Thaumaturgos is an ancient Greek word meaning “man capable to perform miraculous healings”. It is composed by two roots: tauma, “miracle”, and turgos, “performer”. For example, Christ is often been given the appellation of thaumaturgos, because of his ability to heal people by merely touching them.
Traumaturgic is a wordplay between “trauma” and “thaumaturgic”, meaning “something capable to heal by means of a trauma”.
The basic idea behind Traumaturgic is that, between suffering and healing, between pain and self-awareness, a precise link exists.
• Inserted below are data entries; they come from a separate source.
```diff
+  if (!a.act) return;
+  __syncthreads();
+  {
+    const int QPR = CT / 4, S = a.act_stride;
+    const int La = (tc + S - 1) / S;
+    const int total = La * NB * QPR;
+    const float* ys = a.y + ((int64_t)b * a.Lc * a.N + n0) * CT;
+    float* as = a.act + ((int64_t)b * La * a.N + n0) * CT;
+    constexpr int AB = 6;
+    for (int i0 = tid; i0 < total; i0 += AB * NTH) {
+      float4 v[AB];
+#pragma unroll
+      for (int k = 0; k < AB; ++k) {
+        const int idx = min(i0 + k * NTH, total - 1);
+        const int q = idx % QPR, rn = idx / QPR, n = rn & (NB - 1), ta = rn >> 2;
+        const int nc = min(n, a.N - 1 - n0);
+        v[k] = *reinterpret_cast<const float4*>(ys + ((int64_t)ta * S * a.N + nc) * CT + 4 * q);
+      }
+#pragma unroll
+      for (int k = 0; k < AB; ++k) {
+        const int idx = i0 + k * NTH;
+        const int q = idx % QPR, rn = idx / QPR, n = rn & (NB - 1), ta = rn >> 2;
+        if (idx < total && n0 + n < a.N) {
+          const int c = 4 * q, jb = c / a.Cout;
+          const float mean = gst[jb][n][0], rstd = gst[jb][n][1];
+          const float4 g = *reinterpret_cast<const float4*>(a.gamma + c), be = *reinterpret_cast<const float4*>(a.beta + c);
+          float4 o;
+          o.x = gelu_erf_fast((v[k].x - mean) * rstd * g.x + be.x);
+          o.y = gelu_erf_fast((v[k].y - mean) * rstd * g.y + be.y);
+          o.z = gelu_erf_fast((v[k].z - mean) * rstd * g.z + be.z);
+          o.w = gelu_erf_fast((v[k].w - mean) * rstd * g.w + be.w);
+          *reinterpret_cast<float4*>(as + ((int64_t)ta * a.N + n) * CT + c) = o;
         }
       }
     }
@@ -809,8 +900,17 @@
   const size_t lds = conv_fwd_lds(p->Lc, p->ld_in, f32, &a.pitch, &a.TC);
   a.nchunk = (p->Lc + a.TC - 1) / a.TC;
   a.nblk = (p->N + NB - 1) / NB;
-  TECM_REQUIRE(!a.stats || (a.y16 && !f32 && a.nchunk == 1 && p->eps > 0.f), TECM_E_ARG,
-               "%s: GroupNorm statistics come with a bf16 y and sequences of at most %d steps (one tile per sequence)", who, a.TC);
+  TECM_REQUIRE(!a.stats || ((a.y16 || f32) && a.nchunk == 1 && p->eps > 0.f), TECM_E_ARG,
+               "%s: GroupNorm statistics come with a bf16 y (bf16 kernel) or the fp32 kernel, and sequences of at most %d steps "
+               "(one tile per sequence)", who, a.TC);
+  a.act = p->act;
+  a.gamma = p->gamma;
+  a.beta = p->beta;
+  a.act_stride = p->act_stride;
+  TECM_REQUIRE(!a.act || (f32 && a.stats && p->gamma && p->beta && p->act_stride >= 1), TECM_E_ARG,
+               "%s: the fused GroupNorm + GELU (act) needs the fp32 kernel, stats, gamma, beta and act_stride >= 1", who);
+  TECM_REQUIRE(!a.act || (tecm_aligned(p->act, 16) && tecm_aligned(p->y, 16) && tecm_aligned(p->gamma, 16) &&
+                          tecm_aligned(p->beta, 16)), TECM_E_ALIGN, "%s: act, y, gamma and beta must be 16-byte aligned", who);
   TECM_REQUIRE(lds <= 64 * 1024, TECM_E_LDS, "%s: %zu B of LDS per tile", who, lds);
   const int nb32 = p->Cout / 32;
   a.nb32 = nb32;
diff --git a/tec-mollm_amd/tecmollm/_lib.py b/tec-mollm_amd/tecmollm/_lib.py
--- a/tec-mollm_amd/tecmollm/_lib.py
+++ b/tec-mollm_amd/tecmollm/_lib.py
@@ -127,7 +127,8 @@
 class TecmConvFwd(C.Structure):
     _fields_ = [("inp", C.c_void_p), ("wpack", C.c_void_p), ("bias", c_f32p), ("y", c_f32p),
                 ("B", C.c_int32), ("Lc", C.c_int32), ("N", C.c_int32), ("Cout", C.c_int32), ("ld_in", C.c_int32),
-                ("y_bf16", C.c_int32), ("stats", c_f32p), ("eps", C.c_float), ("_pad", C.c_int32)]
+                ("y_bf16", C.c_int32), ("stats", c_f32p), ("eps", C.c_float), ("_pad", C.c_int32),
+                ("act", c_f32p), ("gamma", c_f32p), ("beta", c_f32p), ("act_stride", C.c_int32), ("_pad2", C.c_int32)]
 
 
 TECM_NORM_BLOCKS = 512
diff --git a/tec-mollm_amd/tecmollm/functions.py b/tec-mollm_amd/tecmollm/functions.py
--- a/tec-mollm_amd/tecmollm/functions.py
+++ b/tec-mollm_amd/tecmollm/functions.py
@@ -309,9 +309,16 @@
         bias3, gamma, beta = bgb[:CT], bgb[CT:2 * CT], bgb[2 * CT:]
         stats = _empty(B * N, 3, 2, like=inp)
         st_given = y16 and ops.conv_fwd_stats_ok(Lc)
+        Lo = (Lc - 1) // stride + 1
+        compact = stride > 1 and ops.gn_reg_ok(Lc, N, Cout) and int(bf16) in (ops.PREC_FP32, ops.PREC_BF16)
+        La = Lo if compact else Lc
+        act = torch.empty(B, La, N, CT, device=inp.device, dtype=adt)
+        gn_fused = (fwd_seq and seq_in.dtype == torch.float32 and not y16 and ops.conv_fwd_gn_ok(Lc)
+                    and act.dtype == torch.float32)
         if fwd_seq:
             ops.conv_fwd(seq_in.detach(), w3.detach(), w5.detach(), w7.detach(), bias3, y, B, Lc, N, Cout, cin, ld_in,
-                         stats=stats if st_given else None)
+                         stats=stats if (st_given or gn_fused) else None,
+                         act=act if gn_fused else None, gamma=gamma, beta=beta, act_stride=stride if compact else 1)
         dx_gemm = need_dinp and not ConvBlockFn._dx_seq(bf16, r16, Lc, Cout, ld_in)
         for j, (w, b) in enumerate(zip(ws, bs)):
             k = w.shape[2]
@@ -326,12 +333,9 @@
             a_in = inp16 if (inp16 is not None and side16 and ld_in % 8 == 0) else inp
             gemm(M, Cout, k * ld_in, a_in, ld_in, fp, k * ld_in, y, CT, c_off=j * Cout,
                  a_win=win(N, Lc, Lc, 1, k, ld_in, (k - 1) // 2), bias=b, bf16=bf16)
-        Lo = (Lc - 1) // stride + 1
-        compact = stride > 1 and ops.gn_reg_ok(Lc, N, Cout) and int(bf16) in (ops.PREC_FP32, ops.PREC_BF16)
-        La = Lo if compact else Lc
-        act = torch.empty(B, La, N, CT, device=inp.device, dtype=adt)
-        ops.groupnorm_gelu_fwd(y, gamma, beta, act, stats, B, Lc, N, Cout, act_stride=stride if compact else 1,
-                               stats_given=st_given)
+        if not gn_fused:
+            ops.groupnorm_gelu_fwd(y, gamma, beta, act, stats, B, Lc, N, Cout, act_stride=stride if compact else 1,
+                                   stats_given=st_given)
         out = _empty(B, Lo, N, Cout, like=inp)
         wf2 = wf.view(Cout, CT)
         out16 = None
diff --git a/tec-mollm_amd/tecmollm/ops.py b/tec-mollm_amd/tecmollm/ops.py
--- a/tec-mollm_amd/tecmollm/ops.py
+++ b/tec-mollm_amd/tecmollm/ops.py
@@ -642,13 +642,23 @@
     return Lc <= 48 and os.environ.get("TECM_CONV_STATS", "1")[:1] != "0"
 
 
+def conv_fwd_gn_ok(Lc: int) -> bool:
+    return conv_fwd_stats_ok(Lc) and os.environ.get("TECM_CONV_GN", "1")[:1] != "0"
+
+
 def conv_fwd(inp: torch.Tensor, w3: torch.Tensor, w5: torch.Tensor, w7: torch.Tensor, bias: torch.Tensor,
              y: torch.Tensor, B: int, Lc: int, N: int, Cout: int, cin: int, ld_in: int,
-             stats: Optional[torch.Tensor] = None, eps: float = 1e-5) -> None:
+             stats: Optional[torch.Tensor] = None, eps: float = 1e-5, act: Optional[torch.Tensor] = None,
+             gamma: Optional[torch.Tensor] = None, beta: Optional[torch.Tensor] = None, act_stride: int = 1) -> None:
     if inp.dtype not in (torch.bfloat16, torch.float32) or y.dtype not in (torch.bfloat16, torch.float32) or \
             (y.dtype == torch.bfloat16 and inp.dtype != torch.bfloat16):
         raise _lib.TecmError("conv_fwd: inp is bf16 or fp32, y fp32 (or bf16 next to a bf16 inp)")
     f32 = inp.dtype == torch.float32
+    if act is not None:
+        La = (Lc + act_stride - 1) // act_stride
+        if not f32 or stats is None or gamma is None or beta is None or act.dtype != torch.float32 or \
+                act.numel() != B * La * N * 3 * Cout:
+            raise _lib.TecmError(f"conv_fwd: act is the fp32 (B, {La}, N, 3*Cout) tensor of an fp32 input, with stats, gamma, beta")
     if f32:
         nval = sum(((3 + 2 * j) * ld_in // 8) * (Cout // 32) for j in range(3)) * 256
         pack, run, what = lib().tecm_conv_fwd_pack_f32, lib().tecm_conv_fwd_f32, "tecm_conv_fwd_f32"
@@ -659,7 +669,8 @@
     check(pack(w3.data_ptr(), w5.data_ptr(), w7.data_ptr(), wpack.data_ptr(), Cout, cin, ld_in, stream_ptr()), what + "/pack")
     d = _lib.TecmConvFwd(inp=inp.data_ptr(), wpack=wpack.data_ptr(), bias=bias.data_ptr(), y=y.data_ptr(), B=B, Lc=Lc,
                          N=N, Cout=Cout, ld_in=ld_in, y_bf16=1 if y.dtype == torch.bfloat16 else 0,
-                         stats=ptr(stats), eps=eps)
+                         stats=ptr(stats), eps=eps,
+                         act=ptr(act), gamma=ptr(gamma), beta=ptr(beta), act_stride=act_stride)
     if _timing is None:
         check(run(C.byref(d), stream_ptr()), what)
         return
```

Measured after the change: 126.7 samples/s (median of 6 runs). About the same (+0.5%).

Any trauma encloses a certain thaumaturgic nature, any wound could become itself medication for some previous wound, in a recurring, never-ending cycle of growing grief and self-consciousness.
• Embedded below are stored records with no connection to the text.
__global__ __launch_bounds__(256) void k_sg_arcs(HitColsG h, size_t n, const uint32_t *__restrict__ slen, uint8_t *__restrict__ sdel,
                                                  int max_hang, float int_frac, int min_ovlp, unsigned long long *__restrict__ ctr, const uint8_t *__restrict__ lazy_del,
                                                  unsigned long long *__restrict__ cmask)
{
	uint32_t mx = 0, n_live = 0;
	for (size_t base = (size_t)blockIdx.x * 256; base < n; base += (size_t)gridDim.x * 256) {
		const size_t i = base + threadIdx.x;
		int cand = 0;
		if (i < n) {
			mc_arc_t x;
			uint32_t q = 0, t = 0;
			int self_rc = 0, r = sg_candidate(h, i, slen, max_hang, int_frac, min_ovlp, lazy_del, &x, &q, &t, &self_rc);
			if (r != -100) {
				++n_live;
				if (r >= 0) {
					if (q == t) { if (self_rc) sdel[q] = 1; }
					else cand = 1, mx = x.len > mx ? x.len : mx;
				} else if (r == MC_HT_QCONT) sdel[q] = 1;
			}
		}
		const unsigned long long m = wv_ballot(cand);
		if ((threadIdx.x & 63) == 0) cmask[i >> 6] = m;
	}
	blk_max_u64(&ctr[CT_MAXLEN], mx);
	blk_add_u64(&ctr[CT_LIVE], n_live);
}

#ifndef SG_DENSE
#define SG_DENSE 6
#endif
__device__ __forceinline__ unsigned long long wv_bcast_u64(unsigned long long x, int src) { return (unsigned long long)__shfl((uint32_t)(x >> 32), src, 64) << 32 | __shfl((uint32_t)x, src, 64); }

__global__ __launch_bounds__(256) void k_sg_emit(HitColsG h, size_t n, const uint32_t *__restrict__ slen, const uint8_t *__restrict__ sdel,
                                                  int max_hang, float int_frac, int min_ovlp, const unsigned long long *cmask,
                                                  uint32_t *__restrict__ tile_cnt, const uint32_t *__restrict__ tile_off, ArcCols out, uint32_t *__restrict__ aslot,
                                                  uint32_t *__restrict__ wpos, unsigned long long *kmask)
{
	__shared__ uint32_t s_w[4];
	const unsigned lane = threadIdx.x & 63;
	const size_t w = (size_t)blockIdx.x * 256 + threadIdx.x, n_words = (n + 63) >> 6, w0 = w - lane;
	unsigned long long m = w < n_words ? cmask[w] : 0ull, kept = 0;
	uint32_t cnt = 0;
	const bool dense = __popcll(m) >= SG_DENSE;
	const unsigned long long dense_lanes = wv_ballot(dense);
	for (unsigned long long dl = dense_lanes; dl; dl &= dl - 1) {
		const int l = __ffsll((long long)dl) - 1;
		const unsigned long long ml = wv_bcast_u64(m, l);
		const size_t i = ((w0 + (size_t)l) << 6) + lane;
		const int k = (ml >> lane & 1ull) && i < n && !sdel[h.qid[i]] && !sdel[h.tn[i]];
		const unsigned long long kb = wv_ballot(k);
		if ((int)lane == l) kept = kb, cnt = (uint32_t)__popcll(kb);
	}
	if (!dense)
		for (unsigned long long rest = m; rest; rest &= rest - 1) {
			const int b = __ffsll((long long)rest) - 1;
			const size_t i = (w << 6) + (size_t)b;
			if (i < n && !sdel[h.qid[i]] && !sdel[h.tn[i]]) kept |= 1ull << b, ++cnt;
		}
	uint32_t tot, ex = block_excl_scan_256(cnt, s_w, &tot);
	if (!out.u) { if (threadIdx.x == 0) tile_cnt[blockIdx.x] = tot; return; }
	uint32_t p = tile_off[blockIdx.x] + ex;
	if (wpos && w < n_words) { wpos[w] = p; kmask[w] = kept; }
	for (unsigned long long dl = dense_lanes; dl; dl &= dl - 1) {
		const int l = __ffsll((long long)dl) - 1;
		const unsigned long long kl = wv_bcast_u64(kept, l);
		const uint32_t pl = __shfl(p, l, 64);
		if (kl >> lane & 1ull) {
			const size_t i = ((w0 + (size_t)l) << 6) + lane;
			const uint32_t pp = pl + (uint32_t)__popcll(kl & wv_lt(lane));
			mc_arc_t x;
			uint32_t q = 0, t = 0;
			int self_rc = 0;
			sg_candidate(h, i, slen, max_hang, int_frac, min_ovlp, nullptr, &x, &q, &t, &self_rc);
			out.u[pp] = x.u; out.v[pp] = x.v; out.len[pp] = x.len; out.ol[pp] = x.ol;
			if (aslot) aslot[pp] = (uint32_t)i;
		}
	}
	if (!dense)
		for (; kept; kept &= kept - 1, ++p) {
			const size_t i = (w << 6) + (size_t)(__ffsll((long long)kept) - 1);
			mc_arc_t x;
			uint32_t q = 0, t = 0;
			int self_rc = 0;
			sg_candidate(h, i, slen, max_hang, int_frac, min_ovlp, nullptr, &x, &q, &t, &self_rc);
			out.u[p] = x.u; out.v[p] = x.v; out.len[p] = x.len; out.ol[p] = x.ol;
			if (aslot) aslot[p] = (uint32_t)i;
		}
}

__global__ __launch_bounds__(256) void k_arc_keep(ArcCols a, size_t n, const uint8_t *__restrict__ sdel, uint32_t *__restrict__ keep, int use_keep_in)
{
	size_t i = (size_t)blockIdx.x * 256 + threadIdx.x;
	if (i >= n) return;
	int k = use_keep_in ? (int)keep[i] : 1;
	if (k) k = !(a.ol[i] & ADEL) && !sdel[a.u[i] >> 1] && !sdel[a.v[i] >> 1];
	keep[i] = k;
}

__global__ __launch_bounds__(256) void k_arc_compact(ArcCols in, size_t n, const uint32_t *__restrict__ keep, const uint32_t *__restrict__ pos, ArcCols out)
{
	size_t i = (size_t)blockIdx.x * 256 + threadIdx.x;
	if (i < n && keep[i]) {
		uint32_t p = pos[i];
		out.u[p] = in.u[i]; out.v[p] = in.v[i]; out.len[p] = in.len[i]; out.ol[p] = in.ol[i];
	}
}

There is a deep bond between Breathing Instructions and Traumaturgic: they represent two subsequent evolutive stages of a human being, photographed at a distance of a couple of years.In Breathing Instructions inner peace is an utopistic state, shrinking from suffering, while Traumaturgic manifests a higher grade of awareness: internal struggle remains without a solution, though rising to the role of necessary nourishment for a conscious human soul. Utopia becomes dystopia.Graphics have been conceived again by Dutch artist Erik Larkens, who developed the ambiguous relation between trauma and cure into a series of visionary and evocative “traumaturgic” devices.